A 100 kg gun fires a ball of 1 kg horizontally from a cliff of height 500 m. It falls on the ground at a distance of 400 m from the bottom of the cliff. Find the recoil velocity of the gun.
CBSE | Class 11 | Laws of Motion | ncert exemplar | Physics
A 100 kg gun fires a ball of 1 kg horizontally from a cliff of height 500 m. It falls on the ground at a distance of 400 m from the bottom of the cliff. Find the recoil velocity of the gun.
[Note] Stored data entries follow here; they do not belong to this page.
@@ -1026,18 +1073,19 @@
     const int bn0 = x3_slab_bn(a.Nout, a.N, a.H, a.W, nullptr);
     if ((bn0 >= 64 || (bn0 == 32 && x3d_32_kernel(a.N, a.H, a.W))) && a.N > 1 && (size_t)a.H * a.W * a.C0 * 8 >= 0xFFFFFFF0ull) return ELD_ENOTSUP;
     const int bn = x3_slab_bn(a.Nout, a.N, a.H, a.W, &waves);
-    static const int stream = [] { const char* e = getenv("ELD_X3_STREAM"); return e ? atoi(e) : 7; }();
+    static const int stream = [] { const char* e = getenv("ELD_X3_STREAM"); return e ? atoi(e) : 15; }();
+    const bool ahead = (stream & 8) != 0;
     if (bn == 32 && x3w_takes(a)) return launch_conv_x3w(a, st);
     if (bn == 32 && x3d_32_kernel(a.N, a.H, a.W)) return launch_x3d<32, 4, 8, false>(a, st);
     if (bn == 32) return (stream & 1) ? launch_x3<32, 4, false, true, true, true>(a, st) : launch_x3<32, 4, false, true, true>(a, st);
     static const int wreuse = [] { const char* e = getenv("ELD_X3_WREUSE"); return e ? atoi(e) : 6; }();
     if (bn == 128) {
-        if ((stream & 4) && (wreuse & 4)) return launch_x3d<128, 2, 8, false, 2>(a, st);
+        if ((stream & 4) && (wreuse & 4)) return ahead ? launch_x3d<128, 2, 8, false, 2, true>(a, st) : launch_x3d<128, 2, 8, false, 2>(a, st);
         return (stream & 4) ? launch_x3d<128, 2, 8, false, 1>(a, st) : launch_x3d<128, 2, 8, false>(a, st);
     }
     if (bn == 64) {
-        if (waves != 8) return launch_x3d<64, 2, 4, false>(a, st);
-        if ((stream & 2) && (wreuse & 2)) return launch_x3d<64, 2, 8, false, 2>(a, st);
+        if (waves != 8) return ahead ? launch_x3d<64, 2, 4, false, 0, true>(a, st) : launch_x3d<64, 2, 4, false>(a, st);
+        if ((stream & 2) && (wreuse & 2)) return ahead ? launch_x3d<64, 2, 8, false, 2, true>(a, st) : launch_x3d<64, 2, 8, false, 2>(a, st);
         return (stream & 2) ? launch_x3d<64, 2, 8, false, 1>(a, st) : launch_x3d<64, 2, 8, false>(a, st);
     }
     static const int bfirst = [] { const char* e = getenv("ELD_X3_BFIRST"); return e ? atoi(e) : 1; }();
diff --git a/eld_amd/csrc/conv_x3_dev.h b/eld_amd/csrc/conv_x3_dev.h
--- a/eld_amd/csrc/conv_x3_dev.h
+++ b/eld_amd/csrc/conv_x3_dev.h
@@ -12,17 +12,29 @@
     return __builtin_amdgcn_perm(hi_src, lo_src, 0x07060302u);
 }
 
-__device__ __forceinline__ void split_store(float* row, float4 v) {
+__device__ __forceinline__ void cut4(float4 v, uint2 (&p)[3]) {
     const unsigned x0 = __float_as_uint(v.x), x1 = __float_as_uint(v.y), x2 = __float_as_uint(v.z), x3 = __float_as_uint(v.w);
     const float r0 = v.x - __uint_as_float(x0 & 0xFFFF0000u), r1 = v.y - __uint_as_float(x1 & 0xFFFF0000u);
     const float r2 = v.z - __uint_as_float(x2 & 0xFFFF0000u), r3 = v.w - __uint_as_float(x3 & 0xFFFF0000u);
     const unsigned y0 = __float_as_uint(r0), y1 = __float_as_uint(r1), y2 = __float_as_uint(r2), y3 = __float_as_uint(r3);
     const float s0 = r0 - __uint_as_float(y0 & 0xFFFF0000u), s1 = r1 - __uint_as_float(y1 & 0xFFFF0000u);
     const float s2 = r2 - __uint_as_float(y2 & 0xFFFF0000u), s3 = r3 - __uint_as_float(y3 & 0xFFFF0000u);
-    *reinterpret_cast<uint2*>(row) = make_uint2(hi_pair(x0, x1), hi_pair(x2, x3));
-    *reinterpret_cast<uint2*>(row + 8) = make_uint2(hi_pair(y0, y1), hi_pair(y2, y3));
-    *reinterpret_cast<uint2*>(row + 16) = make_uint2(hi_pair(__float_as_uint(s0), __float_as_uint(s1)), hi_pair(__float_as_uint(s2), __float_as_uint(s3)));
+    p[0] = make_uint2(hi_pair(x0, x1), hi_pair(x2, x3));
+    p[1] = make_uint2(hi_pair(y0, y1), hi_pair(y2, y3));
+    p[2] = make_uint2(hi_pair(__float_as_uint(s0), __float_as_uint(s1)), hi_pair(__float_as_uint(s2), __float_as_uint(s3)));
 }
+__device__ __forceinline__ void piece_store(float* row, const uint2 (&p)[3]) {
+    *reinterpret_cast<uint2*>(row) = p[0];
+    *reinterpret_cast<uint2*>(row + 8) = p[1];
+    *reinterpret_cast<uint2*>(row + 16) = p[2];
+}
+__device__ __forceinline__ void split_store(float* row, float4 v) {
+    uint2 p[3];
+    cut4(v, p);
+    piece_store(row, p);
+}
+__device__ __forceinline__ void reg_pin(float4& v) { asm volatile("" : "+v"(v.x), "+v"(v.y), "+v"(v.z), "+v"(v.w)); }
+__device__ __forceinline__ void reg_pin(uint2 (&p)[3]) { asm volatile("" : "+v"(p[0].x), "+v"(p[0].y), "+v"(p[1].x), "+v"(p[1].y), "+v"(p[2].x), "+v"(p[2].y)); }
 
 
 __device__ __forceinline__ int stage_row(int r, int limit) {
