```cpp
constexpr int kLookupPair = 2;
struct NothingBeside {
    __device__ __forceinline__ void operator()() const {}
};
template <int P = kLookupPair, bool IL = false, bool F = false, class Beside = NothingBeside>
__device__ __forceinline__ void lookup_core(const BatchArgs &a, const uint64_t *key, const bool *probe, int q,
                                            int gbase, bool *ok, uint64_t *phys, uint4 *ln, unsigned long long *fwv,
                                            uint8_t **home, bool *inl, Beside &&beside = Beside{})
{
    uint4 v[P], ev[P];
#pragma unroll
    for (int k = 0; k < P; ++k) {
        if (IL) {
            const uint4 *l = line_words(a.line, bucket_of(a.g, key[k]));
            v[k] = probe[k] ? l[q] : make_uint4(0u, 0u, 0u, 0u);
            ev[k] = probe[k] ? l[4 + q] : make_uint4(0u, 0u, 0u, 0u);
        } else {
            v[k] = probe[k] ? bucket_words(a.index, bucket_of(a.g, key[k]))[q] : make_uint4(0u, 0u, 0u, 0u);
        }
    }
    beside();
    bool il[P];
#pragma unroll
    for (int k = 0; k < P; ++k) {
        const uint64_t s0 = u64_of(v[k].x, v[k].y), s1 = u64_of(v[k].z, v[k].w);
        const uint32_t tag = key_tag(key[k]);
        const bool mt0 = probe[k] && (s0 & 1u) && ((uint32_t)(s0 >> 1) & 0x7FFFFFu) == tag;
        const bool mt1 = probe[k] && (s1 & 1u) && ((uint32_t)(s1 >> 1) & 0x7FFFFFu) == tag;
        const uint32_t g0 = (uint32_t)(__ballot(mt0) >> gbase) & 0xFu;
        const uint32_t g1 = (uint32_t)(__ballot(mt1) >> gbase) & 0xFu;
        uint32_t o = 0;
#pragma unroll
        for (int l = 0; l < 4; ++l) o |= ((g0 >> l) & 1u) << (2 * l) | ((g1 >> l) & 1u) << (2 * l + 1);
        const int first = o ? __ffs(o) - 1 : 0;
        const uint64_t raw = group_slot_word(slot_off_raw(s0), slot_off_raw(s1), first), off = off_of<IL>(raw);
        ok[k] = probe[k] && o && in_log_window(a.g, off);
        phys[k] = off & a.g.log_mask;
        il[k] = off_is_inline<IL>(raw) && ok[k];
    }
#pragma unroll
    for (int k = 0; k < P; ++k) {
        if (IL) {
            ln[k] = ev[k];
            if (!il[k]) ln[k] = ok[k] ? reinterpret_cast<const uint4 *>(a.log + phys[k])[q] : make_uint4(0u, 0u, 0u, 0u);
            if (home) home[k] = il[k] ? line_entry(a.line, a.g, key[k]) : a.log + phys[k];
            if (inl) inl[k] = il[k];
        } else {
            ln[k] = ok[k] ? reinterpret_cast<const uint4 *>(a.log + phys[k])[q] : make_uint4(0u, 0u, 0u, 0u);
            if (home) home[k] = a.log + phys[k];
            if (inl) inl[k] = false;
        }
        if (F) fwv[k] = ok[k] && q == 0 ? a.fw[fw_index(a, phys[k])] : ~0ull;
    }
}

template <int P = kLookupPair, bool IL = false>
__device__ __forceinline__ void lookup_pair(const BatchArgs &a, const uint64_t *key, const bool *probe, int q,
                                            int gbase, bool *ok, uint64_t *phys, uint4 *ln, uint8_t **home = nullptr,
                                            bool *inl = nullptr)
{
    lookup_core<P, IL, false>(a, key, probe, q, gbase, ok, phys, ln, nullptr, home, inl);
}

template <int P, bool IL, class Beside>
__device__ __forceinline__ void lookup_pair_beside(const BatchArgs &a, const uint64_t *key, const bool *probe, int q,
                                                   int gbase, bool *ok, uint64_t *phys, uint4 *ln, uint8_t **home,
                                                   Beside &&beside)
{
    lookup_core<P, IL, false>(a, key, probe, q, gbase, ok, phys, ln, nullptr, home, nullptr, beside);
}

template <int P, bool IL = false>
__device__ __forceinline__ void lookup_pair_f(const BatchArgs &a, const uint64_t *key, const bool *probe, int q,
                                              int gbase, bool *ok, uint64_t *phys, uint4 *ln, unsigned long long *fwv,
                                              uint8_t **home = nullptr, bool *inl = nullptr)
{
    lookup_core<P, IL, true>(a, key, probe, q, gbase, ok, phys, ln, fwv, home, inl);
}

}
```

hermes_amd/csrc/hkv_batch_local.hip:

```cpp
#include <hip/hip_runtime.h>

#include "hkv_batch_dev.h"

namespace hkv {

#ifdef HKV_DEBUG_MODES
#define HKV_DBG_ON(a, bit) (((a).dbg & (bit)) != 0)
#else
#define HKV_DBG_ON(a, bit) false
#endif

constexpr int kPreElems = 2048;
constexpr int kPreThreads = kPreElems / 4;
constexpr int kPreHead = 1024;
constexpr int kPreHash = 2048;

constexpr uint32_t kEntInline = 0x80000000u;
template <bool IL>
__device__ __forceinline__ uint32_t ent_id(uint32_t e) { return IL ? e & ~kEntInline : e; }
template <bool IL>
__device__ __forceinline__ uint8_t *entry_home(const BatchArgs &a, uint32_t e, uint64_t key)
{
    if (IL && (e & kEntInline)) return line_entry(a.line, a.g, key);
    return entry_of(a, ent_id<IL>(e));
}

__device__ __forceinline__ uint64_t elem_key(const BatchArgs &a, int64_t i)
{
    if (a.patch && a.patch[i * 16 + 14]) return *reinterpret_cast<const uint64_t *>(a.patch + i * 16);
    return *reinterpret_cast<const uint64_t *>(a.elems + i * a.esz);
}

__device__ __forceinline__ uint4 patch_chunk(uint4 w, int q, uint64_t pa, uint64_t pb)
{
    const uint32_t fill = (uint32_t)((pb >> 32) & 0xFFu) * 0x01010101u;
    const bool vfill = fill != 0, reset = ((pb >> 40) & 0xFFu) != 0;
    if (q == 0) {
        w.x = (uint32_t)pa;
        w.y = (uint32_t)(pa >> 32);
        w.z = (uint32_t)(pb & 0xFFu) | ((uint32_t)kNew << 8) | ((uint32_t)((pb >> 8) & 0xFFu) << 16) |
              (reset ? 0u : (w.z & 0xFF000000u));
        if (reset) w.w = 0;
    } else if (q == 1) {
        const uint32_t flags = (uint32_t)((pb >> 16) & 0xFFFFu);
        w.x = flags | (vfill ? (fill & 0xFFFF0000u) : (w.x & 0xFFFF0000u));
        if (vfill) w.y = w.z = w.w = fill;
    } else if (q == 2) {
        if (vfill) w.x = w.y = w.z = w.w = fill;
    } else if (vfill) {
        w.x = (w.x & 0xFFFFFF00u) | (fill & 0xFFu);
    }
    return w;
}

__device__ __forceinline__ uint32_t pre_slot(uint64_t key)
{
    return (uint32_t)((key * 0x9E3779B97F4A7C15ull) >> (64 - __builtin_ctz(kPreHash))) & (kPreHash - 1);
}

__device__ __forceinline__ bool pre_insert(uint64_t *hk, uint32_t *hv, uint64_t key, uint32_t i, bool &created,
                                           uint32_t &slot)
{
    created = false;
    if (key == ~0ull) return false;
    uint32_t sl = pre_slot(key);
    for (int n = 0; n < kPreHash; ++n) {
        const unsigned long long old = atomicCAS((unsigned long long *)&hk[sl], ~0ull, key);
        if (old == ~0ull || old == key) {
            created = old == ~0ull;
            atomicMin(&hv[sl], i);
            slot = sl;
            return true;
        }
        sl = (sl + 1) & (kPreHash - 1);
    }
    return false;
}

__device__ __forceinline__ void pre_insert_key(uint64_t *hk, uint64_t key)
{
    if (key == ~0ull) return;
    uint32_t sl = pre_slot(key);
    for (int n = 0; n < kPreHash; ++n) {
        const unsigned long long old = atomicCAS((unsigned long long *)&hk[sl], ~0ull, key);
        if (old == ~0ull || old == key) return;
        sl = (sl + 1) & (kPreHash - 1);
    }
}

constexpr int kPrePair = 4;
template <bool IL = false>
__global__ __launch_bounds__(kPreThreads) void k_local_pre(BatchArgs a)
{
    constexpr int HEAD = kPreHead;
    __shared__ uint64_t hk[kPreHash], gk[kPreHash];
    __shared__ uint32_t hv[kPreHash];
    __shared__ uint32_t dl[kPreElems];
    __shared__ uint32_t nd;
    const int tid = threadIdx.x, q = tid & 3, gbase = (tid & 63) & ~3;
    if (tid == 0) {
        nd = 0;
        if (blockIdx.x == 0) a.ctr[kCtrDefer] = 0;
    }
    for (int j = tid; j < kPreHash; j += kPreThreads) {
        hk[j] = ~0ull;
        gk[j] = ~0ull;
        hv[j] = kNone;
    }
    if (HKV_DBG_ON(a, 8)) return;
    const int64_t i0 = (int64_t)blockIdx.x * kPreElems;
    const int64_t head_end = HKV_DBG_ON(a, 4) ? 0 : i0 < HEAD ? i0 : HEAD;
    constexpr int kOwnK = kPreElems / kPreThreads, kAllK = kOwnK + (HEAD + kPreThreads - 1) / kPreThreads;
    U64x2 h[kAllK];
    bool in[kAllK];
    uint8_t opm[kAllK];
    U64x2 pt[kAllK];
#pragma unroll
    for (int k = 0; k < kAllK; ++k) {
        const bool own = k < kOwnK;
        const int64_t i = own ? i0 + k * kPreThreads + tid : (int64_t)(k - kOwnK) * kPreThreads + tid;
        in[k] = i < a.n && (own || i < head_end);
        opm[k] = a.opc ? a.opc[in[k] ? i : 0] : (uint8_t)kOpPut;
    }
    if (a.patch) {
#pragma unroll
        for (int k = 0; k < kAllK; ++k) {
            const bool own = k < kOwnK;
            const int64_t i = own ? i0 + k * kPreThreads + tid : (int64_t)(k - kOwnK) * kPreThreads + tid;
            pt[k] = in[k] && opm[k] == kOpPut ? *reinterpret_cast<const U64x2 *>(a.patch + i * 16) : U64x2{0, 0};
        }
#pragma unroll
        for (int k = 0; k < kAllK; ++k) {
            const bool own = k < kOwnK;
            const int64_t i = own ? i0 + k * kPreThreads + tid : (int64_t)(k - kOwnK) * kPreThreads + tid;
            h[k] = *reinterpret_cast<const U64x2 *>(a.elems + (in[k] && opm[k] == kOpPut && !patch_valid(pt[k].b) ? i : 0) * 56);
        }
    } else {
#pragma unroll
        for (int k = 0; k < kAllK; ++k) {
            const bool own = k < kOwnK;
            const int64_t i = own ? i0 + k * kPreThreads + tid : (int64_t)(k - kOwnK) * kPreThreads + tid;
            h[k] = *reinterpret_cast<const U64x2 *>(a.elems + (in[k] && opm[k] == kOpPut ? i : 0) * 56);
            pt[k] = U64x2{0, 0};
        }
    }
#pragma unroll
    for (int k = 0; k < kAllK; ++k)
        if (patch_valid(pt[k].b)) {
            h[k].a = pt[k].a;
            h[k].b = (h[k].b & ~0xFFFFull) | (pt[k].b & 0xFFu) | ((uint64_t)kNew << 8);
        }
#pragma unroll
    for (int k = 0; k < kAllK; ++k) {
        const bool own = k < kOwnK;
        const int64_t i = own ? i0 + k * kPreThreads + tid : (int64_t)(k - kOwnK) * kPreThreads + tid;
        in[k] = in[k] && opm[k] == kOpPut && in_count(a, (uint32_t)i);
    }
    if (HKV_DBG_ON(a, 16)) {
        uint64_t acc = 0;
#pragma unroll
        for (int k = 0; k < kAllK; ++k) acc += h[k].a ^ h[k].b;
        if (acc == 0x1234567ull) a.ctr[7] = 1;
        return;
    }
    __syncthreads();
#pragma unroll
    for (int k = 0; k < kAllK; ++k) {
        const bool own = k < kOwnK;
        const uint32_t i = (uint32_t)(own ? i0 + k * kPreThreads + tid : (int64_t)(k - kOwnK) * kPreThreads + tid);
        const uint64_t key = h[k].a;
        if (!(in[k] && (uint8_t)h[k].b == kOpPut && !skip_elem_os(kLocal, kOpPut, (uint8_t)(h[k].b >> 8)))) continue;
        bool created;
        uint32_t sl;
        if (own) {
            const bool in_table = pre_insert(hk, hv, key, i, created, sl);
            if (!in_table || created) {
                dl[atomicAdd(&nd, 1u)] = in_table ? sl : ~i;
            }
        } else {
            pre_insert_key(gk, key);
        }
    }
    __syncthreads();
    const Ctx c = make_ctx(a);
    const uint64_t hput[2] = {0, (uint64_t)kOpPut};
    const uint32_t cnt = HKV_DBG_ON(a, 2) ? 0 : nd;
    for (uint32_t base = 0; base < cnt; base += (kPreThreads / 4) * kPrePair) {
        uint64_t key[kPrePair];
        bool probe[kPrePair], ok[kPrePair];
        uint32_t idx[kPrePair];
        uint64_t phys[kPrePair];
        uint4 ln[kPrePair];
#pragma unroll
        for (int k = 0; k < kPrePair; ++k) {
            const uint32_t j = base + k * (kPreThreads / 4) + (tid >> 2);
            probe[k] = j < cnt;
            const uint32_t d = probe[k] ? dl[j] : 0u;
            idx[k] = !probe[k] ? kNone : d < (uint32_t)kPreHash ? hv[d] : ~d;
            key[k] = !probe[k] ? 0 : d < (uint32_t)kPreHash ? hk[d] : elem_key(a, (int64_t)idx[k]);
            if (probe[k] && head_end > 0 && key[k] != ~0ull) {
                uint32_t sl = pre_slot(key[k]);
                for (int n = 0; n < kPreHash; ++n) {
                    const uint64_t g = gk[sl];
                    if (g == ~0ull) break;
                    if (g == key[k]) {
                        probe[k] = false;
                        break;
                    }
                    sl = (sl + 1) & (kPreHash - 1);
                }
            }
        }
        lookup_pair<kPrePair, IL>(a, key, probe, q, gbase, ok, phys, ln);
#pragma unroll
        for (int k = 0; k < kPrePair; ++k) {
            Meta m0;
            const uint64_t ek = line_key_meta(ln[k], m0);
            if (q != 0 || !ok[k] || ek != key[k]) continue;
            if (!would_mutate(kLocal, reinterpret_cast<const uint8_t *>(hput), m0, c) || HKV_DBG_ON(a, 1)) continue;
            atomicMin(a.fw + fw_index(a, phys[k]), ((unsigned long long)(~a.rtag0) << 32) | idx[k]);
        }
    }
}

__device__ __forceinline__ void local_resolve_nm(const BatchArgs &a, uint8_t *x, const uint8_t *ent, const Meta &m)
{
    const uint8_t oc = x[8], st = m_state(m);
    const bool obi_empty = m_obi(m) == kObiEmpty;
    bool mut = false;
    if (oc == kOpGet) {
        if (st == kValid) {
            copy_value<31>(x + kOpValueOff, ent + kEntryValueOff, 31);
            x[9] = kGetComplete;
            x[10] = (uint8_t)((m_val_len(m) >> a.g.shift) - kOpMetaSize);
        } else if (st == kInvalidWrite || st == kWrite || st == kReplay) {
            x[9] = kGetStall;
        } else {
            x[9] = kEmpty;
            if (st == kInvalid) {
                const uint8_t lw = m_lwid(m);
                if (lw < 8 && ((a.g_membership >> lw) & 1u)) x[9] = kGetStall;
                else mut = obi_empty;
            }
        }
        if (a.g.skew & kSkewReadComplete) hot_read_complete(x, m.ver, m_cid(m));
    } else if (oc == kOpPut) {
        mut = (st == kValid || st == kInvalid) && obi_empty;
        x[9] = kPutStall;
        if (a.g.skew & kSkewWriteCoalesce) {
            const uint32_t cv = m.ver & 0xFFFFu;
            uint32_t over = ld32(x + 12);
            if (st != kReplay && over == 0) {
                st32(x + 12, cv);
                over = cv;
            }
            if (over > 0 && over + 1u < cv) x[9] = kPutComplete;
        }
    }
    if (mut && a.error_flags) atomicOr(a.error_flags, 1u);
}
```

The ball’s horizontal speed is = u m/s.

The vertical component is equal to zero.

Considering the ball’s vertical downward motion

\begin{array}{l} u=0 \\ s=h=500 \mathrm{~m} \\ g=10 \mathrm{~s} / \mathrm{m}^{2} \\ s=u t+1 / 2 \mathrm{at}^{2} \end{array}

We obtain by substituting the values.

\begin{array}{l} t^{2}=100 \\ t=10 \mathrm{sec} \end{array}
Horizontal range =10 \mathrm{u}
Which means v=40 \mathrm{~m} / \mathrm{s}

Using conservation of momentum, we can find the gun’s recoil velocity as = -40/100 m/s = -0.4 m/s, which is the inverse of the ball’s speed.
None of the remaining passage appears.